What is being asked>
Of all the lines below, output only those starting at the one with "- target_entropy) : 0.f;" and ending at the one with "float *const tiles = smem + O_TILES;", both ends included, exactly as written.

(Collected data)
diff --git a/model-based-policy-optimizers_amd/csrc/sac_lean.hip b/model-based-policy-optimizers_amd/csrc/sac_lean.hip
--- a/model-based-policy-optimizers_amd/csrc/sac_lean.hip
+++ b/model-based-policy-optimizers_amd/csrc/sac_lean.hip
@@ -23,9 +23,9 @@
 constexpr int O_Q = 416;
 constexpr int O_DQ = 448;
 constexpr int O_QOLD = 480;
-constexpr int O_DY = 496;
 constexpr int O_FLAG = 560;
-constexpr int O_TILES = 564;
+constexpr int O_WOUT = 564;
+constexpr int O_TILES = O_WOUT + 128;
 constexpr int N_TILES = 14;
 constexpr int N_AUX = 3;
 constexpr int LEAN_THREADS = 64 * (8 + N_AUX);
@@ -41,6 +41,78 @@
       A.stamps[(trole == 1 ? 16 : 0) + (i)] = t_;                                       \
     }                                                                                   \
   }
+
+struct LossArgs {
+  int neq;
+  float discounting, reward_scaling, target_entropy, neq_cd, neq_tl, neq_tu, neq_dt;
+};
+struct CriticRow {
+  float nlp, rew, disc, trunc, qold, gamma;
+};
+struct CriticLoss {
+  float dy, e2;
+};
+template <int X>
+__device__ __forceinline__ CriticRow critic_row_preload(const float *smem, const LossArgs &A, int r) {
+  CriticRow p;
+  float nlp = 0.f;
+  nlp += smem[O_LP + r];
+  p.nlp = nlp;
+  p.rew = smem[O_AUX + r * 4 + 0], p.disc = smem[O_AUX + r * 4 + 1], p.trunc = smem[O_AUX + r * 4 + 2], p.qold = smem[O_QOLD + r];
+  float gamma = A.discounting;
+  if (A.neq) {
+    const float pseudo = smem[O_QIN + r * LDX + X];
+    float tfa = (A.neq_tu - A.neq_tl) / 2.0f * pseudo + (A.neq_tu + A.neq_tl) / 2.0f;
+    tfa = floor_divide_f(tfa, A.neq_dt) * A.neq_dt;
+    gamma = expf(-A.neq_cd * tfa);
+  }
+  p.gamma = gamma;
+  return p;
+}
+__device__ __forceinline__ CriticLoss critic_loss_row(const float *smem, const CriticRow &p, float alpha, float reward_scaling, bool ok, float invB, int r) {
+  const float nq = fminf(smem[O_Q + r], smem[O_Q + 16 + r]);
+  const float next_v = nq - alpha * p.nlp;
+  const float target = p.rew * reward_scaling + p.disc * p.gamma * next_v;
+  const float err = ok ? (p.qold - target) * (1.f - p.trunc) : 0.f;
+  CriticLoss l;
+  l.e2 = err * err;
+  l.dy = err * (1.f - p.trunc) * (0.5f * invB);
+  return l;
+}
+struct ActorRow {
+  float lp_al, lp_ac, a, sg, eps, raw;
+};
+struct ActorLoss {
+  float dy[2], l_al, l_ac;
+};
+__device__ __forceinline__ ActorRow actor_row_preload(const float *smem, int r) {
+  ActorRow p;
+  float lp_al = 0.f, lp_ac = 0.f;
+  lp_al += smem[O_EPS2 + r];
+  lp_ac += smem[O_LP + r];
+  p.lp_al = lp_al, p.lp_ac = lp_ac;
+  p.a = smem[O_A + r], p.sg = smem[O_SIG + r], p.eps = smem[O_EPS + r], p.raw = smem[O_RAW + r];
+  return p;
+}
+__device__ __forceinline__ ActorLoss actor_loss_row(const float *smem, const ActorRow &p, float alpha, float target_entropy, bool ok, float invB, int r) {
+  ActorLoss l;
+  l.l_al = ok ? alpha * (-p.lp_al - target_entropy) : 0.f;
+  const float q0 = smem[O_Q + r], q1 = smem[O_Q + 16 + r];
+  const float mq = fminf(q0, q1);
+  l.l_ac = ok ? (alpha * p.lp_ac - mq) : 0.f;
+  float g0 = 0.f, g1 = 0.f;
+  if (ok) {
+    if (q0 < q1) g0 = -invB;
+    else if (q1 < q0) g1 = -invB;
+    else g0 = g1 = -0.5f * invB;
+  }
+  const float dLda = g0 * smem[O_DQ + r] + g1 * smem[O_DQ + 16 + r];
+  const float gz = dLda * (1.f - p.a * p.a) + alpha * invB * 2.f * p.a;
+  const float gsig = gz * p.eps - alpha * invB / p.sg;
+  l.dy[0] = ok ? gz : 0.f;
+  l.dy[1] = ok ? gsig * fast_sigmoid(p.raw) : 0.f;
+  return l;
+}
 
 }
 
@@ -67,6 +139,9 @@
   float *a_slab_pi = A.slab_pi, *a_slab_q = A.slab_q;
   int B = A.B;
   asm volatile("" : "+s"(a_params), "+s"(a_target_q), "+s"(a_batch), "+s"(a_norm_mean), "+s"(a_norm_std), "+s"(a_slab_pi), "+s"(a_slab_q), "+s"(B));
+  LossArgs LA = {A.neq, A.discounting, A.reward_scaling, A.target_entropy, A.neq_cd, A.neq_tl, A.neq_tu, A.neq_dt};
+  asm volatile("" : "+s"(LA.neq), "+s"(LA.discounting), "+s"(LA.reward_scaling), "+s"(LA.target_entropy), "+s"(LA.neq_cd), "+s"(LA.neq_tl), "+s"(LA.neq_tu),
+               "+s"(LA.neq_dt));
   const int row0 = tile * 16;
   {
     const int tid = tid_;
@@ -74,7 +149,7 @@
   }
   const float invB = 1.0f / (float)B;
 
-  float *const s_qin = smem + O_QIN, *const s_qin2 = smem + O_QIN2, *const s_aux = smem + O_AUX;
+  float *const s_qin = smem + O_QIN, *const s_qin2 = smem + O_QIN2;
   float *const tiles = smem + O_TILES;
 #define TILE(n) (tiles + (n) * LT)
 
@@ -133,6 +208,9 @@
         if (dst >= 0) smem[dst] = v;
       }
     };
+    auto load_log_alpha = [&]() __attribute__((always_inline)) {
+      return second_pass ? __hip_atomic_load(a_params + N::P + 2 * N::Q, __ATOMIC_RELAXED, __HIP_MEMORY_SCOPE_AGENT) : a_params[N::P + 2 * N::Q];
+    };
     if (wave >= 8) {
       const int ax = wave - 8;
       const bool critic = trole != 1;
@@ -148,6 +226,12 @@
       if (draws && given && row0 + r < B) e_given = given[nidx];
       __syncthreads();
       if (ax == 0 && !second_pass) aux_clip_words();
+      const float *const wout_p = critic ? a_params + N::P + kq * N::Q + N::Q_OUT : a_params + N::P_OUT;
+      float wout0 = 0.f, wout1 = 0.f;
+      if (ax == 1) {
+        wout0 = wout_p[lane];
+        if (!critic) wout1 = wout_p[64 + lane];
+      }
       __syncthreads();
       Philox4 bits;
       bits.v[0] = bits.v[1] = bits.v[2] = bits.v[3] = 0u;
@@ -158,73 +242,46 @@
         if (row0 + r < B) e = given ? e_given : philox_normal_from_bits(bits);
         smem[(second ? O_EPS2 : O_EPS) + r] = e;
       }
-      __syncthreads();
-      __syncthreads();
-      __syncthreads();
-      __syncthreads();
-      const float log_alpha_v = second_pass ? __hip_atomic_load(a_params + N::P + 2 * N::Q, __ATOMIC_RELAXED, __HIP_MEMORY_SCOPE_AGENT)
-                                            : a_params[N::P + 2 * N::Q];
-      const float alpha = expf(log_alpha_v);
+      if (ax == 1) {
+        smem[O_WOUT + lane] = wout0;
+        if (!critic) smem[O_WOUT + 64 + lane] = wout1;
+      }
+      __syncthreads();
+      __syncthreads();
+      __syncthreads();
+      __syncthreads();
+      const float alpha = expf(load_log_alpha());
       const bool ok = row0 + r < B;
+      float *const aslab = critic ? a_slab_q + (long long)tile * (2 * N::Q) + kq * N::Q : a_slab_pi + (long long)tile * N::P;
+      float hc[16];
+      if (ax >= 1) thin_col_preload(hc, TILE(9), lane);
       if (critic) {
-        float nlp = 0.f;
-        nlp += smem[O_LP + r];
-        const float rew = s_aux[r * 4 + 0], disc = s_aux[r * 4 + 1], trunc = s_aux[r * 4 + 2], qold = smem[O_QOLD + r];
-        float gamma = A.discounting;
-        if (A.neq) {
-          const float pseudo = s_qin[r * LDX + X];
-          float tfa = (A.neq_tu - A.neq_tl) / 2.0f * pseudo + (A.neq_tu + A.neq_tl) / 2.0f;
-          tfa = floor_divide_f(tfa, A.neq_dt) * A.neq_dt;
-          gamma = expf(-A.neq_cd * tfa);
-        }
+        const CriticRow pr = critic_row_preload<X>(smem, LA, r);
         __syncthreads();
         __syncthreads();
-        float e2 = 0.f;
-        if (ax == 0 && lane < 16) {
-          const float nq = fminf(smem[O_Q + r], smem[O_Q + 16 + r]);
-          const float next_v = nq - alpha * nlp;
-          const float target = rew * A.reward_scaling + disc * gamma * next_v;
-          const float err = ok ? (qold - target) * (1.f - trunc) : 0.f;
-          e2 = err * err;
-          smem[O_DY + r * 4] = err * (1.f - trunc) * (0.5f * invB);
-        }
-        const float acc = row_sum16(e2);
-        if (ax == 0 && lane == 0) A.slab_ex[tile * 4 + (kq == 1 ? 3 : 0)] = acc;
+        const CriticLoss l = critic_loss_row(smem, pr, alpha, LA.reward_scaling, ok, invB, r);
+        if (ax == 0) {
+          const float acc = row_sum16(lane < 16 ? l.e2 : 0.f);
+          if (lane == 0) A.slab_ex[tile * 4 + (kq == 1 ? 3 : 0)] = acc;
+        } else if (ax == 1) {
+          out_wgrad_col<1>(hc, l.dy, aslab + N::Q_OUT, 0, lane);
+        }
       } else {
-        float lp_al = 0.f, lp_ac = 0.f;
-        lp_al += smem[O_EPS2 + r];
-        lp_ac += smem[O_LP + r];
-        const float a = smem[O_A + r], sg = smem[O_SIG + r], eps = smem[O_EPS + r], raw = smem[O_RAW + r];
+        const ActorRow pr = actor_row_preload(smem, r);
         __syncthreads();
         __syncthreads();
-        float l_al = 0.f, l_ac = 0.f;
-        if (ax == 0 && lane < 16) {
-          l_al = ok ? alpha * (-lp_al - A.target_entropy) : 0.f;
-          const float q0 = smem[O_Q + r], q1 = smem[O_Q + 16 + r];
-          const float mq = fminf(q0, q1);
-          l_ac = ok ? (alpha * lp_ac - mq) : 0.f;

Task answer>
+  l.l_al = ok ? alpha * (-p.lp_al - target_entropy) : 0.f;
+  const float q0 = smem[O_Q + r], q1 = smem[O_Q + 16 + r];
+  const float mq = fminf(q0, q1);
+  l.l_ac = ok ? (alpha * p.lp_ac - mq) : 0.f;
+  float g0 = 0.f, g1 = 0.f;
+  if (ok) {
+    if (q0 < q1) g0 = -invB;
+    else if (q1 < q0) g1 = -invB;
+    else g0 = g1 = -0.5f * invB;
+  }
+  const float dLda = g0 * smem[O_DQ + r] + g1 * smem[O_DQ + 16 + r];
+  const float gz = dLda * (1.f - p.a * p.a) + alpha * invB * 2.f * p.a;
+  const float gsig = gz * p.eps - alpha * invB / p.sg;
+  l.dy[0] = ok ? gz : 0.f;
+  l.dy[1] = ok ? gsig * fast_sigmoid(p.raw) : 0.f;
+  return l;
+}
 
 }
 
@@ -67,6 +139,9 @@
   float *a_slab_pi = A.slab_pi, *a_slab_q = A.slab_q;
   int B = A.B;
   asm volatile("" : "+s"(a_params), "+s"(a_target_q), "+s"(a_batch), "+s"(a_norm_mean), "+s"(a_norm_std), "+s"(a_slab_pi), "+s"(a_slab_q), "+s"(B));
+  LossArgs LA = {A.neq, A.discounting, A.reward_scaling, A.target_entropy, A.neq_cd, A.neq_tl, A.neq_tu, A.neq_dt};
+  asm volatile("" : "+s"(LA.neq), "+s"(LA.discounting), "+s"(LA.reward_scaling), "+s"(LA.target_entropy), "+s"(LA.neq_cd), "+s"(LA.neq_tl), "+s"(LA.neq_tu),
+               "+s"(LA.neq_dt));
   const int row0 = tile * 16;
   {
     const int tid = tid_;
@@ -74,7 +149,7 @@
   }
   const float invB = 1.0f / (float)B;
 
-  float *const s_qin = smem + O_QIN, *const s_qin2 = smem + O_QIN2, *const s_aux = smem + O_AUX;
+  float *const s_qin = smem + O_QIN, *const s_qin2 = smem + O_QIN2;
   float *const tiles = smem + O_TILES;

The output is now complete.